2. Brilliant Mistake #1 by Carrie $1.00 – What a gem of a debut zine! Beautifully quilted together from bits of a questioning heart, Brilliant Mistake #1 pares down the aches of the social games we play. -EF
3. Is It the Future Yet? by Corinne Mucha $3.00 – What does the future hold for you? Well, I predict you will fall madly in love with Corinne’s amazing new mini-comic, Is It the Future Yet?, which she made ‘specially for Quimby’s! I see you laughing out loud at the fresh psychic hijinx and time-travel schemes that grace every delightful page. I can see your love for this comic growing rich, deep, and strong and you will find it brings you much good luck and happiness as years go by…Yes, my friend, the future looks very bright indeed!
4. Bitch #48 $5.95
5. Baffler vol 2 #1 $12.00 – Featuring essays by Michael Lind on the emerging American oligarchy; Yves Smith on the mountainous self-regard of the American finance industry; Chris Lehmann on libertarianism’s willful failure to understand the economic crisis; Naomi Klein’s reflections on “branding” in American politics 10 years after her magnum opus, No Logo; Matt Taibbi on the howler of a memoir just published by a certain doltish Midwestern governor; plus ruminations on the ruination of Detroit, a very funny fantasy about rumbling with the personnages of the Western literary canon, and a clever story by Paul Maliszewski.
6. Juxtapoz #117 Oct 10 $5.99
7. Walking Dead TPB vol 12 Life Among Them by Robert Kirkman (Image) $14.99

8. Letters I Will Never Send To You #4 by Morgan Inez $3.00 – Snippets and snappets jam packed in Morgan Inez’s castaway island of treasures. Found photos, ephemeras, rants and stories. A hearty garbage salad zine! Where did the Seaweed find a job? Ha. You’ll have to pick this zine up to get the punchline! -EF

9. Proof I Exist #11 by Billy $1.00 – Get your fix now! He’s a-movin’ to Santa Fe! Serious!

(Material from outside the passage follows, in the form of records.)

constexpr u64 P = 0xFFFFFFFF00000001ULL;
constexpr u64 EPS = 0xFFFFFFFFULL;

#define GL_HD __host__ __device__ __forceinline__

GL_HD u64 canon(u64 x) { return x >= P ? x - P : x; }

GL_HD u64 add(u64 a, u64 b) {
#if defined(__HIP_DEVICE_COMPILE__)
    unsigned long long s, t;
    const bool c = __builtin_uaddll_overflow(a, b, &s);
    const bool c2 = __builtin_uaddll_overflow(s, c ? EPS : 0, &t);
    return t + (c2 ? EPS : 0);
#else
    u64 s = a + b;
    u64 c = s < a ? EPS : 0;
    u64 t = s + c;
    u64 c2 = t < s ? EPS : 0;
    return t + c2;
#endif
}

GL_HD u64 add_canon(u64 a, u64 c) {
#if defined(__HIP_DEVICE_COMPILE__)
    unsigned long long s;
    const bool w = __builtin_uaddll_overflow(a, c, &s);
    u32 f = w ? 1u : 0u;
    u64 r, dead;
    asm("v_mad_u64_u32 %0, %1, %2, -1, %3" : "=v"(r), "=s"(dead) : "v"(f), "v"((u64)s));
    return r;
#else
    u64 s = a + c;
    return s < a ? s + EPS : s;
#endif
}

GL_HD u64 sub(u64 a, u64 b) {
#if defined(__HIP_DEVICE_COMPILE__)
    unsigned long long d, t;
    const bool br = __builtin_usubll_overflow(a, b, &d);
    const bool br2 = __builtin_usubll_overflow(d, br ? EPS : 0, &t);
    return t - (br2 ? EPS : 0);
#else
    u64 d = a - b;
    u64 br = a < b ? EPS : 0;
    u64 t = d - br;
    u64 br2 = t > d ? EPS : 0;
    return t - br2;
#endif
}

GL_HD u64 neg(u64 a) { return sub(0, a); }

GL_HD u64 reduce128(u64 lo, u64 hi) {
    u64 hh = hi >> 32, hl = hi & EPS;
#if defined(__HIP_DEVICE_COMPILE__)
    unsigned long long t0, r;
    const bool borrow = __builtin_usubll_overflow(lo, hh, &t0);
    t0 -= borrow ? EPS : 0;
    const u64 t1 = (hl << 32) - hl;
    const bool carry = __builtin_uaddll_overflow(t0, t1, &r);
    r += carry ? EPS : 0;
    return r;
#else
    u64 t0 = lo - hh;
    if (lo < hh) t0 -= EPS;
    u64 t1 = hl * EPS;
    u64 r = t0 + t1;
    if (r < t1) r += EPS;
    return r;
#endif
}

#if defined(__HIPCC__)
__device__ __forceinline__ u64 mul_sched(u64 a, u64 b) {
#if !defined(__HIP_DEVICE_COMPILE__)
    return 0;
#else
    const u32 a0 = (u32)a, a1 = (u32)(a >> 32), b0 = (u32)b, b1 = (u32)(b >> 32);
    const u32 zero = 0;
    u64 p, q, h;
    u32 cm;
    asm("v_mad_u64_u32 %0, s[100:101], %4, %6, 0\n\t"
        "v_mad_u64_u32 %1, s[100:101], %4, %7, 0\n\t"
        "v_mad_u64_u32 %2, s[100:101], %5, %7, 0\n\t"
        "v_mad_u64_u32 %1, vcc, %5, %6, %1\n\t"
        "v_addc_co_u32 %3, vcc, 0, %8, vcc"
        : "=&v"(p), "=&v"(q), "=&v"(h), "=&v"(cm)
        : "v"(a0), "v"(a1), "v"(b0), "v"(b1), "v"(zero)
        : "vcc", "s100", "s101");
    const u32 p0 = (u32)p, p1 = (u32)(p >> 32), q0 = (u32)q, q1 = (u32)(q >> 32), h0 = (u32)h, h1 = (u32)(h >> 32);
    u32 r0, r1, w1, g0, g1, m, t0, t1;
    asm("v_add_co_u32 %2, vcc, %8, %10\n\t"
        "v_addc_co_u32 %3, vcc, %12, %11, vcc\n\t"
        "v_addc_co_u32 %4, vcc, %13, %14, vcc\n\t"
        "v_sub_co_u32 %0, vcc, %9, %4\n\t"
        "v_subbrev_co_u32 %1, vcc, 0, %2, vcc\n\t"
        "v_cndmask_b32 %5, 0, -1, vcc\n\t"
        "v_sub_co_u32 %0, vcc, %0, %5\n\t"
        "v_subbrev_co_u32 %1, vcc, 0, %1, vcc\n\t"
        "v_sub_co_u32 %6, vcc, 0, %3\n\t"
        "v_subbrev_co_u32 %7, vcc, 0, %3, vcc\n\t"
        "v_add_co_u32 %0, vcc, %0, %6\n\t"
        "v_addc_co_u32 %1, vcc, %1, %7, vcc\n\t"
        "v_cndmask_b32 %5, 0, -1, vcc\n\t"
        "v_add_co_u32 %0, vcc, %0, %5\n\t"
        "v_addc_co_u32 %1, vcc, 0, %1, vcc"
        : "=&v"(r0), "=&v"(r1), "=&v"(w1), "=&v"(g0), "=&v"(g1), "=&v"(m), "=&v"(t0), "=&v"(t1)
        : "v"(p1), "v"(p0), "v"(q0), "v"(q1), "v"(h0), "v"(h1), "v"(cm)
        : "vcc");
    return ((u64)r1 << 32) | r0;
#endif
}
#endif

#if defined(__HIPCC__)
__device__ __forceinline__ u64 mul_cyc(u64 a, u64 b) {
#if !defined(__HIP_DEVICE_COMPILE__)
    return 0;
#else
    const u32 a0 = (u32)a, a1 = (u32)(a >> 32), b0 = (u32)b, b1 = (u32)(b >> 32);
    u64 p, q, h, x, cm, c1, cw, cw2, bw, b1f, dead;
    asm("v_mad_u64_u32 %0, %1, %2, %3, 0" : "=v"(p), "=s"(dead) : "v"(a0), "v"(b0));
    asm("v_mad_u64_u32 %0, %1, %2, %3, 0" : "=v"(q), "=s"(dead) : "v"(a0), "v"(b1));
    asm("v_mad_u64_u32 %0, %1, %2, %3, 0" : "=v"(h), "=s"(dead) : "v"(a1), "v"(b1));
    asm("v_mad_u64_u32 %0, %1, %2, %3, %4" : "=v"(q), "=s"(cm) : "v"(a1), "v"(b0), "v"(q));
    const u32 p0 = (u32)p, p1 = (u32)(p >> 32), q0 = (u32)q, q1 = (u32)(q >> 32), h0 = (u32)h, h1 = (u32)(h >> 32);
    u32 w1, w2, w3, y0, y1, dlo, dhi;
    asm("v_add_co_u32_e64 %0, %1, %2, %3" : "=v"(w1), "=s"(cw) : "v"(p1), "v"(q0));
    asm("v_addc_co_u32_e64 %0, %1, %2, %3, %4" : "=v"(w2), "=s"(cw2) : "v"(h0), "v"(q1), "s"(cw));
    asm("v_addc_co_u32_e64 %0, %1, %2, 0, %3" : "=v"(w3), "=s"(dead) : "v"(h1), "s"(cw2));
    const u64 lo = ((u64)w1 << 32) | p0;
    asm("v_mad_u64_u32 %0, %1, %2, -1, %3" : "=v"(x), "=s"(c1) : "v"(w2), "v"(lo));
    const u32 x0 = (u32)x, x1 = (u32)(x >> 32);
    asm("v_subb_co_u32_e64 %0, %1, %2, %3, %4" : "=v"(y0), "=s"(bw) : "v"(x0), "v"(w3), "s"(cm));
    asm("v_subbrev_co_u32_e64 %0, %1, 0, %2, %3" : "=v"(y1), "=s"(b1f) : "v"(x1), "s"(bw));
    const u64 mp = c1 & ~b1f, mn = b1f & ~c1;
    asm("v_cndmask_b32_e64 %0, 0, -1, %1" : "=v"(dhi) : "s"(mn));
    asm("v_cndmask_b32_e64 %0, 0, 1, %1" : "=v"(dlo) : "s"(mn));
    asm("v_cndmask_b32_e64 %0, %1, -1, %2" : "=v"(dlo) : "v"(dlo), "s"(mp));
    u64 d = ((u64)dhi << 32) | dlo;
    asm("" : "+v"(d));
    return (((u64)y1 << 32) | y0) + d;
#endif
}
#endif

10. V Magazine #67 Fall 10 $7.50

Also! Join us in honoring Banned Books Week – Celebrating the Freedom to Read. It was launched in 1982 in response to a sudden surge in the number of challenges to books in schools, bookstores and libraries. The challenges have occurred in every state and in hundreds of communities. Click here to see a map of book bans and challenges in the US from 2007 to 2009.  This annual event reminds Americans not to take this precious democratic freedom for granted. Banned Books Week is endorsed by The Library of Congress Center for the Book and sponsored by various associations including the American Booksellers Foundation for Free Expression, the American Library Association(ALA) and the American Society of Journalists and Authors. Stay tuned this week as we feature our first guest blogger, Julie Halpern, the writer behind the books Get Well Soon (which was originally a zine sold here at Quimby’s) and Into The Wild Nerd Yonder.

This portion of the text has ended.